(Data excerpts)
★ ★ ★ ★ ★
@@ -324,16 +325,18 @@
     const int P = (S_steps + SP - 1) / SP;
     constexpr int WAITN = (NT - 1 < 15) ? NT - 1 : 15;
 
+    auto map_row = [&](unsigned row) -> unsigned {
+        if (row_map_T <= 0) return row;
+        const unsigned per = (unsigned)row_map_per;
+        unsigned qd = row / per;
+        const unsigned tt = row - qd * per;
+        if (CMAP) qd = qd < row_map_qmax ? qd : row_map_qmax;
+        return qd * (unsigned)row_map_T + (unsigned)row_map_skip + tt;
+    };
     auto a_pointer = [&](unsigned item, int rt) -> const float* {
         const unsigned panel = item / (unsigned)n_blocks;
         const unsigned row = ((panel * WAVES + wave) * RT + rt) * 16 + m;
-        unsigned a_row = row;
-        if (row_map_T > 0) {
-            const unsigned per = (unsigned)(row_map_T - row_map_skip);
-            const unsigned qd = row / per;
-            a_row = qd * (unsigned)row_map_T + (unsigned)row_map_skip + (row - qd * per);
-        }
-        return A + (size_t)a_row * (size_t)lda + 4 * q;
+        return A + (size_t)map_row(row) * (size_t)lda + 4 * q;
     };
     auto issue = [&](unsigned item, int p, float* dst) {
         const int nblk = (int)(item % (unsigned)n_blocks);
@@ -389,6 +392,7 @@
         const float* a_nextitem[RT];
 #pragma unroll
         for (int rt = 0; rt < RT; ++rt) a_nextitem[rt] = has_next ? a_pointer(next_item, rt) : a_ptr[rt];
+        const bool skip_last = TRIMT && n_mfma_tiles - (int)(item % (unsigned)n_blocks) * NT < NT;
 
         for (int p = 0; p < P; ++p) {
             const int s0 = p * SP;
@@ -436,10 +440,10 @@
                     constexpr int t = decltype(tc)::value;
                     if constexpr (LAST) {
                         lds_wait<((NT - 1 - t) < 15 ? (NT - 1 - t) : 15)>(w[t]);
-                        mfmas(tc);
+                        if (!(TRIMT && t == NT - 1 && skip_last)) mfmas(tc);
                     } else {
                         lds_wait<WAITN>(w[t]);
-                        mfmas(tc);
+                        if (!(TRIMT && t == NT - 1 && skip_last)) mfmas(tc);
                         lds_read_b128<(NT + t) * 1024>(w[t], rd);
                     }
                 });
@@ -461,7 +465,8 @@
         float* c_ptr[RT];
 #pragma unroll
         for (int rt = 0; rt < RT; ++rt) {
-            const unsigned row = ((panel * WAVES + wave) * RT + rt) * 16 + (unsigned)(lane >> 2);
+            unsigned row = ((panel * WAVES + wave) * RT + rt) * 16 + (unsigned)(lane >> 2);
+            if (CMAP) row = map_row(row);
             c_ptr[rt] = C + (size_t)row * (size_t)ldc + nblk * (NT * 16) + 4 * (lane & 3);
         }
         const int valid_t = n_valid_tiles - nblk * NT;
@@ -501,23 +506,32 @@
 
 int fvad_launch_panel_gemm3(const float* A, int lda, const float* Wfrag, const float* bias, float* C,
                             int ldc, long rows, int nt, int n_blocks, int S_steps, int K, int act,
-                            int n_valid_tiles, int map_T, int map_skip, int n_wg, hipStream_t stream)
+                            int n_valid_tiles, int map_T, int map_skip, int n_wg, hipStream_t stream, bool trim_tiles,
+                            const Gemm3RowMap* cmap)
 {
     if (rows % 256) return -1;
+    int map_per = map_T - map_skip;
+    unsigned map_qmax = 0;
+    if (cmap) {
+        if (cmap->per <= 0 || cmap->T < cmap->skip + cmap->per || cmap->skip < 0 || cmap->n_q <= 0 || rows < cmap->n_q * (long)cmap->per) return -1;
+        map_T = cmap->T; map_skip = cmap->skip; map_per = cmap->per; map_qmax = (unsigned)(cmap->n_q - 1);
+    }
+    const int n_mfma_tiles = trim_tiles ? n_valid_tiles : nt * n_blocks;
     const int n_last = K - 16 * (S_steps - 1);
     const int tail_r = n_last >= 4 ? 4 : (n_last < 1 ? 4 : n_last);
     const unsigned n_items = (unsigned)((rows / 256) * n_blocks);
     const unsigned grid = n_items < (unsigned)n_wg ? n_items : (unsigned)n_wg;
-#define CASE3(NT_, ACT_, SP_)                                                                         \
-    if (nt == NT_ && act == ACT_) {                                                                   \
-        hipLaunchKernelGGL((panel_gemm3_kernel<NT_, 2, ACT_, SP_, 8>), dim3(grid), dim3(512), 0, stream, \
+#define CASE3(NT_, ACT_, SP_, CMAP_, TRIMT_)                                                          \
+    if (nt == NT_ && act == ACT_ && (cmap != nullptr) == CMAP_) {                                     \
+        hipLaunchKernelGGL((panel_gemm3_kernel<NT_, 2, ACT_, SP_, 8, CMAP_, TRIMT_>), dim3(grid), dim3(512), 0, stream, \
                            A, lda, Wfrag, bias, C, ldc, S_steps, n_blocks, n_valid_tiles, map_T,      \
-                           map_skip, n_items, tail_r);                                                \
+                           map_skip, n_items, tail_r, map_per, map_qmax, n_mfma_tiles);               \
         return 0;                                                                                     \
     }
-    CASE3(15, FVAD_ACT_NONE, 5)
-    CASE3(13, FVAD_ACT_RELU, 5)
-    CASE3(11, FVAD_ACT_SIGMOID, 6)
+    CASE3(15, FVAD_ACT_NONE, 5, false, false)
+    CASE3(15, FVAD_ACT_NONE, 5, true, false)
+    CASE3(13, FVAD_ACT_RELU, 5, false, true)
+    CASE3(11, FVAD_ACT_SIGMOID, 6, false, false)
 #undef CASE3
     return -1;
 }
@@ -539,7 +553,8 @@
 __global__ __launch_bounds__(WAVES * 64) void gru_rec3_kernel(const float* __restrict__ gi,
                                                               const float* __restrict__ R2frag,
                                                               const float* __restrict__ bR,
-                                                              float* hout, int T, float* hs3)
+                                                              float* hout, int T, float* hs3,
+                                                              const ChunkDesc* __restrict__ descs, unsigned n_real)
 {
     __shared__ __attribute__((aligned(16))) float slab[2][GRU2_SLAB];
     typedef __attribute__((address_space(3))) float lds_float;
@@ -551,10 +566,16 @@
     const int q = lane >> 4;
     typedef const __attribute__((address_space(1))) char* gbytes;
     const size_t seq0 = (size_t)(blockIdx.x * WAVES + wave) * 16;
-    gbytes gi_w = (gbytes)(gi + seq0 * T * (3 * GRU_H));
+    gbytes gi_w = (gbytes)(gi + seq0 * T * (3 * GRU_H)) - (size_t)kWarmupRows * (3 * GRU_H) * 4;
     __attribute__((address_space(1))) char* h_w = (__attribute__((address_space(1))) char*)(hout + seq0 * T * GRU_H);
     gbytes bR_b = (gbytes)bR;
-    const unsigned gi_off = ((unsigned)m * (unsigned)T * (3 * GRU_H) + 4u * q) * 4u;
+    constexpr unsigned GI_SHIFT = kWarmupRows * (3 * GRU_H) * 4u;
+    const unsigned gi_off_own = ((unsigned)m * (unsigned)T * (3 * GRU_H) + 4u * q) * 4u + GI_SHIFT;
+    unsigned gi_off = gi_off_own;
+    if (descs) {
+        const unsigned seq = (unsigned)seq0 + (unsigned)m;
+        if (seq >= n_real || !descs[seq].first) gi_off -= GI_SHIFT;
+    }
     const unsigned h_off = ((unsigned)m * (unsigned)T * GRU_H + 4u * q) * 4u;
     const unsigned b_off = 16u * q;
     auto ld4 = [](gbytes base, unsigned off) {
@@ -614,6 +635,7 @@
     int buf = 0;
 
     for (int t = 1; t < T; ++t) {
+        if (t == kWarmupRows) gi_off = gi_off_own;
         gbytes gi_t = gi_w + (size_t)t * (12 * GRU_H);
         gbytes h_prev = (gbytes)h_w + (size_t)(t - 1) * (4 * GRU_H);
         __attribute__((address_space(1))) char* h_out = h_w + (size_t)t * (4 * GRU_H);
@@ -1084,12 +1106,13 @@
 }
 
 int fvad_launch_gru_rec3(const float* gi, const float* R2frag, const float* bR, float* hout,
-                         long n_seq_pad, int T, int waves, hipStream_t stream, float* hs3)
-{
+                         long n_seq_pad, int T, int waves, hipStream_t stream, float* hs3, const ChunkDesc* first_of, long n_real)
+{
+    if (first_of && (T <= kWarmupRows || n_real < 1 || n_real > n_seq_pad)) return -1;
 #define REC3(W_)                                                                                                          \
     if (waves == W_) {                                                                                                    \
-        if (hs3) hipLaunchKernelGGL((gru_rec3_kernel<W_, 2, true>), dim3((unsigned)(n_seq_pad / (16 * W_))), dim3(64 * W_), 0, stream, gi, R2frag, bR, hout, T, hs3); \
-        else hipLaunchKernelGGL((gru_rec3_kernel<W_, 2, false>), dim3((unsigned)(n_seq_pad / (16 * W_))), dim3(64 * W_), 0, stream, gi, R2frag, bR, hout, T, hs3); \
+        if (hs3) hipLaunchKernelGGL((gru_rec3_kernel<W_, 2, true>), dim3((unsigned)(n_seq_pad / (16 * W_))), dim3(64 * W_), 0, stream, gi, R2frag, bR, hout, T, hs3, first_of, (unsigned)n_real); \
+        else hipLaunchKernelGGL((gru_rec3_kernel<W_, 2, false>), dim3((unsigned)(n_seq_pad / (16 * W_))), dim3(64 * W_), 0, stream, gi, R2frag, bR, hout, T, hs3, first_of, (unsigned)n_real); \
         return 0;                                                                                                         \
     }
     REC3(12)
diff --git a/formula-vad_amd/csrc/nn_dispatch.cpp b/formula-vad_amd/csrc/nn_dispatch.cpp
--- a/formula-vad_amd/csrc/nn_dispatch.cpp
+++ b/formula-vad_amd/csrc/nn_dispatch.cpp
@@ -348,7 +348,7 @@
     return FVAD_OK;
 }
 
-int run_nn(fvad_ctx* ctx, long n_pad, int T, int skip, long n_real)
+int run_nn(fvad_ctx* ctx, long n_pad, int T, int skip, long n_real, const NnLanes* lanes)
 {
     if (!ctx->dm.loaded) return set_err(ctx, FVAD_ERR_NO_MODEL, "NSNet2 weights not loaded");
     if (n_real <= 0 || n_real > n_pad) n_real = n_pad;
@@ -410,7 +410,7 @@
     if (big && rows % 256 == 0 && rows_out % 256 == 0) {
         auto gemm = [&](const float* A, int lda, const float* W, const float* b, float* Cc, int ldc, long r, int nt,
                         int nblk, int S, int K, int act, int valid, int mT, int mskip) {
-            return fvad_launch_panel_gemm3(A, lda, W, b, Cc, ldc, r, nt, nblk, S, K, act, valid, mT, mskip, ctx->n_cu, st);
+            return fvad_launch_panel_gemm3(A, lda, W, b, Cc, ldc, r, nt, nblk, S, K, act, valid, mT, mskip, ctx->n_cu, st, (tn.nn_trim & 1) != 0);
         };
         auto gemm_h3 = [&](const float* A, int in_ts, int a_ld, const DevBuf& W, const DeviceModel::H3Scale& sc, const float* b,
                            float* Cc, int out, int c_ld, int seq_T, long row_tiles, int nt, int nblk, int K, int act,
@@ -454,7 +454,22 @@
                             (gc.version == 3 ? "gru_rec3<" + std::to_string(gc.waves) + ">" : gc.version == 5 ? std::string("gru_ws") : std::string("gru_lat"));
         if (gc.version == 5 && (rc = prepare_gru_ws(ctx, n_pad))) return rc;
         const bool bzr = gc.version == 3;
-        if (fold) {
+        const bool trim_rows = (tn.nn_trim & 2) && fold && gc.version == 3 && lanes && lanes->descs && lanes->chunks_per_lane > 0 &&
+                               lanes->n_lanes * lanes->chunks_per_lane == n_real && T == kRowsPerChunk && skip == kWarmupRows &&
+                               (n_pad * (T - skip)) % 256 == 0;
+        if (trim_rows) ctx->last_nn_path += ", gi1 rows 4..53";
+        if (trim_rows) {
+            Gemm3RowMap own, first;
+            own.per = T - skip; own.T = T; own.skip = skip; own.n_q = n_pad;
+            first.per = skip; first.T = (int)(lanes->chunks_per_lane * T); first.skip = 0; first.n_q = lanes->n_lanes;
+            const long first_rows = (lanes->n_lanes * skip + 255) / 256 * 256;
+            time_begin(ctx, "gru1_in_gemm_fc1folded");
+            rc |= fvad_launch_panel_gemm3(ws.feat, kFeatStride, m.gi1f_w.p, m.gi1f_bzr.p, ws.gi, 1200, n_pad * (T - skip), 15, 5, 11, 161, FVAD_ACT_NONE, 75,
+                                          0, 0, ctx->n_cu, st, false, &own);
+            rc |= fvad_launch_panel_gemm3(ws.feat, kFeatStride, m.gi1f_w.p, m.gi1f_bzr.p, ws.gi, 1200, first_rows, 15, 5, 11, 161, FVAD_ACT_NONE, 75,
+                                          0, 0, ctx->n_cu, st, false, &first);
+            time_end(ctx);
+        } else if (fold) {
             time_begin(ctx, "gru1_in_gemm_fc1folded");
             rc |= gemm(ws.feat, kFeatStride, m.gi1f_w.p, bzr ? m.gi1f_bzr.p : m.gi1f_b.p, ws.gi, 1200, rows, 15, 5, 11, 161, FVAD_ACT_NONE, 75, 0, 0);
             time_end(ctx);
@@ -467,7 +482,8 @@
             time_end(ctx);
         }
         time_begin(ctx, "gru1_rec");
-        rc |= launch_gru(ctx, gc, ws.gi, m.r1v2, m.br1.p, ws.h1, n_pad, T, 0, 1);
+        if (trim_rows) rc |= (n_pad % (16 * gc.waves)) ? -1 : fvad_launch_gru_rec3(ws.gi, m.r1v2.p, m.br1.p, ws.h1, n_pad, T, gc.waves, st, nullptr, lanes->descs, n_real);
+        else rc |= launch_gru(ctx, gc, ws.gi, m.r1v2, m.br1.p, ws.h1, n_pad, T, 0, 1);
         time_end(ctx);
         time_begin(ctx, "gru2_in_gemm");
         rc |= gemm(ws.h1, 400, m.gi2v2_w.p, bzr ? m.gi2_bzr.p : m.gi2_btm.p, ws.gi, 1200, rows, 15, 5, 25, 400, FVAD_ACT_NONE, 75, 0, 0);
★ ★ ★ ★ ★
◆ **Exercise instructions**
A single number, please: the count of lines above that contain the string "typedef".

◆ **Output for this exercise**
2